BORIS Johnson loves a metaphor, particularly an inappropriate one, which is why he took great delight in saying that Theresa May’s Brexit plans have wrapped a suicide vest around the British constitution. But, as Mr Johnson prepares to have a go at seizing the leadership of the Conservative Party, could I suggest a few metaphors of my own?


How about this one: the launch of Mr Johnson’s Tory leadership campaign (for that is what it is) is a bouncy castle with a leak; it’s a bed with broken springs; a bike with punctured wheels. Anyone who has read the history of the Tory party knows that Boris Johnson will need more than personal charisma (for that is what we’re told it is) and a few dashed-off newspaper columns to get to the top of the party. And, as Michael Heseltine and Michael Portillo can attest, you also need more than memorable hair.


The essential problem for Mr Johnson is that the Conservative grassroots love him but the taller plants in the party do not. In response to his comment about suicide vests at the weekend, his former colleague at the Foreign Office Sir Alan Duncan said the remark was one of the most disgusting in modern British politics and suggested it signalled the political end for Johnson. There was also a portentous hashtag: #notfittogovern.


That kind of reaction is a little po-faced I have to say – it’s just a metaphor after all, not an actual suicide vest – but it does point to a bigger problem for Johnson: the fact that much of the parliamentary party can’t stick him. He might, just might, be able to get together the 48 MPs that are needed to trigger a no-confidence vote in the Government, but it’s unlikely that he has the numbers needed to support him as leader.


A much more likely scenario is that Boris Johnson will kick off the chaos but will not benefit from it. This is what often happens in the Conservative Party: aspiring leaders sit and plot – and, in the pre-digital age, put phonelines into offices – but then someone else emerges through the middle. It’s why John Major won and not Michael Heseltine and why Iain Duncan Smith became leader and not Michael Portillo. You can also judge a potential leader by their supporters, as John Redwood discovered in 1995 when he launched his leadership bid surrounded by the cast of the Addams Family.

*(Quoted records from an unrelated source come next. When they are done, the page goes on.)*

@@ -318,10 +328,15 @@
       const bool okd = rm[0] < mend;
       const unsigned vx = okx ? lin_x : OORL, vd = okd ? lin_d : OORL;
       const unsigned dst = (unsigned)srx_uniform((int)((unsigned)(slot * CHUNK * 4) + (unsigned)(wave * 1024)));
+      const unsigned dstd = (unsigned)srx_uniform((int)((unsigned)(slot * DCHUNK * 4) + (unsigned)(wave * 1024)));
       dma(rx_, vx, ldsX + dst);
-      dma(rd_, vd, ldsD + dst);
+      dma(rd_, vd, ldsD + dstd);
       dma(rx_, vx + 128u, ldsX + dst + 4096u);
-      dma(rd_, vd + 128u, ldsD + dst + 4096u);
+      dma(rd_, vd + 128u, ldsD + dstd + 4096u);
+      if constexpr (TALL) {
+        dma(rd_, vd + 256u, ldsD + dstd + 8192u);
+        dma(rd_, vd + 384u, ldsD + dstd + 12288u);
+      }
       rm[0] += 32; lin_x += lin_sx; lin_d += lin_sd;
       lin_c += 1;
       lin_w = okmask[lin_c];
@@ -333,11 +348,16 @@
       const int ih = rmh[p] * a.in_stride + dh, iw = rmw[p] * a.in_stride + dw;
       const bool okx = valid && kvalid && ((unsigned)ih < (unsigned)a.Hi) && ((unsigned)iw < (unsigned)a.Wi);
       const unsigned dst = (unsigned)srx_uniform((int)((unsigned)(slot * CHUNK * 4) + (unsigned)(p * 4096 + wave * 1024)));
+      const unsigned dstd = (unsigned)srx_uniform((int)((unsigned)(slot * DCHUNK * 4) + (unsigned)(p * 4096 + wave * 1024)));
       dma(rx_, okx ? 4u * rox[p] : 0xffffffffu, ldsX + dst);
-      dma(rd_, (valid && cvalid) ? 4u * rod[p] : 0xffffffffu, ldsD + dst);
+      dma(rd_, (valid && cvalid) ? 4u * rod[p] : 0xffffffffu, ldsD + dstd);
       if constexpr (WIDE) {
         dma(rx_, (okx && kvalid1) ? 4u * rox[p] + 128u : 0xffffffffu, ldsX + dst + 4096u);
-        dma(rd_, (valid && cvalid1) ? 4u * rod[p] + 128u : 0xffffffffu, ldsD + dst + 4096u);
+        dma(rd_, (valid && cvalid1) ? 4u * rod[p] + 128u : 0xffffffffu, ldsD + dstd + 4096u);
+      }
+      if constexpr (TALL) {
+        dma(rd_, (valid && cvalid2) ? 4u * (rod[p] + dd2) : 0xffffffffu, ldsD + dstd + 8192u);
+        dma(rd_, (valid && cvalid3) ? 4u * (rod[p] + dd2) + 128u : 0xffffffffu, ldsD + dstd + 12288u);
       }
       rm[p] += 32; rmw[p] += a.s_c; rmh[p] += a.s_rm; rox[p] += (unsigned)a.dX0; rod[p] += (unsigned)a.dD0;
       const bool wc = rmw[p] >= a.Wm;
@@ -349,27 +369,48 @@
     }
   };
   const bool want_bias = a.bslab != nullptr && kt == 0;
-  f32x4 bsum = {0.f, 0.f, 0.f, 0.f}, bsum1 = {0.f, 0.f, 0.f, 0.f};
-  f32x16 acc;
-#pragma unroll
-  for (int r = 0; r < 16; ++r) acc[r] = 0.f;
+  f32x4 bsum = {0.f, 0.f, 0.f, 0.f}, bsum1 = {0.f, 0.f, 0.f, 0.f}, bsum2 = {0.f, 0.f, 0.f, 0.f}, bsum3 = {0.f, 0.f, 0.f, 0.f};
+  f32x16 acc, acc2;
+#pragma unroll
+  for (int r = 0; r < 16; ++r) { acc[r] = 0.f; acc2[r] = 0.f; }
   const int h = lane >> 5, l31 = lane & 31;
   const int wn = wave >> 1, wk = wave & 1;
   constexpr int SSTEP = WIDE ? 64 : 128, HSTEP = WIDE ? 32 : 64, WSTEP = WIDE ? 1024 : 32;
   auto compute = [&](int slot) {
-    const float* cD = &sD[0][0] + slot * CHUNK + h * HSTEP + wn * WSTEP + l31;
+    const float* cD = &sD[0][0] + slot * DCHUNK + h * HSTEP + wn * WSTEP + l31;
     const float* cX = &sX[0][0] + slot * CHUNK + h * HSTEP + wk * WSTEP + l31;
     if (want_bias) {
       if constexpr (WIDE) {
-        const float* bd = &sD[0][0] + slot * CHUNK + r0 * 32 + q * 4;
+        const float* bd = &sD[0][0] + slot * DCHUNK + r0 * 32 + q * 4;
         bsum += *reinterpret_cast<const f32x4*>(bd);
         bsum1 += *reinterpret_cast<const f32x4*>(bd + 1024);
+        if constexpr (TALL) {
+          bsum2 += *reinterpret_cast<const f32x4*>(bd + 2048);
+          bsum3 += *reinterpret_cast<const f32x4*>(bd + 3072);
+        }
       } else {
         const float* bd = &sD[0][0] + slot * CHUNK + r0 * 64 + q * 4;
         bsum += *reinterpret_cast<const f32x4*>(bd) + *reinterpret_cast<const f32x4*>(bd + 16 * 64);
       }
     }
     float dv[16], xv[16];
+    if constexpr (TALL) {
+      float ev[16];
+#pragma unroll
+      for (int s = 0; s < 16; ++s) { dv[s] = cD[s * SSTEP]; ev[s] = cD[s * SSTEP + 2048]; xv[s] = cX[s * SSTEP]; }
+#pragma unroll
+      for (int s = 0; s < 16; ++s) {
+        acc = __builtin_amdgcn_mfma_f32_32x32x2f32(dv[s], xv[s], acc, 0, 0, 0);
+        acc2 = __builtin_amdgcn_mfma_f32_32x32x2f32(ev[s], xv[s], acc2, 0, 0, 0);
+      }
+      __builtin_amdgcn_sched_group_barrier(0x100, 6, 0);
+#pragma unroll
+      for (int i = 0; i < 8; ++i) {
+        __builtin_amdgcn_sched_group_barrier(0x008, 4, 0);
+        if (i < 6) __builtin_amdgcn_sched_group_barrier(0x100, 3, 0);
+      }
+      return;
+    }
 #pragma unroll
     for (int s = 0; s < 16; ++s) { dv[s] = cD[s * SSTEP]; xv[s] = cX[s * SSTEP]; }
 #pragma unroll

Jacob Rees-Mogg declaring for Boris Johnson may represent a similar problem.


A far trickier question is what effect the revelations about Mr Johnson’s marriage, affairs and divorce will have on his long-held ambitions to be leader. One source in the Conservative Party who’s also apparently fond of metaphors said at the weekend that Mr Johnson’s announcement of the divorce was a clearing of the decks or a clearing of the barnacles off the boat. In other words, the idea is that you get the bad news about his marriage out the way, so it can’t come and bite you later.


This may work to some extent – most people do not care about other people’s divorces in the way they once did – although it is striking that, with one or two distant exceptions, a divorced man or woman has never been prime minister.


Much of the media coverage of, and reaction to, Boris Johnson’s announcement has also revealed a residual conservatism about marriage and divorce that persists in our society. Despite all the progress we’ve made on modernising the institution, and offering alternatives like civil partnerships, and convincing people that bringing up children does not mean you have to be married, an attitude still exists that being married, or staying married, is a better or more admirable status than getting divorced, or being single, or having relationships outside the marriage, whereas, in fact, getting divorced is simply something that happens every day to all kinds of people, including politicians.


It would help to get rid of these attitudes for good if we made it easier for people to end their marriages. Under the law in Scotland, a couple must go to a solicitor or a courtroom to slag each other off; alternatively, if they’re living apart, they have to wait for at least a year – all of which is designed to make it hard to end something that is easy to begin.
On top of all that, there are other legal and social structures designed to promote the idea being married is better than being unmarried – such as denying widowed parent’s allowance to unmarried mothers – and as long as they exist, it also encourages us to judge people, including former foreign secretaries, whose marriages come to an end.


The good news is that, in announcing a consultation on no-fault divorces last week, the UK Government appears to be clearing the way for change in England and Wales at least, although it may take a bit longer to change some of the deeper attitudes, such as the suggestion in some of the reaction to Boris Johnson that someone who has affairs does not have the right qualities to be prime minister. That must be wrong: whether someone has, or hasn’t, had affairs is utterly irrelevant to that job, or any job – unless perhaps your job is advising people on how to avoid having affairs.


What this means for Boris Johnson is that we should all show him some consideration on the marriage front, although it doesn’t mean he’s off the hook. A potential leader of a political party, or future prime minister, should be judged on their qualities as a politician and a minister and their proven track record in the job and, by those ground rules, Boris Johnson is a disastrous failure. As one of the leaders of the campaign to leave the European Union, he was self-serving and devious, and as foreign secretary he was reckless and dangerous. The hope now is that for those reasons – and not the details of his marriage and divorce – Conservative MPs will reject him once and for all.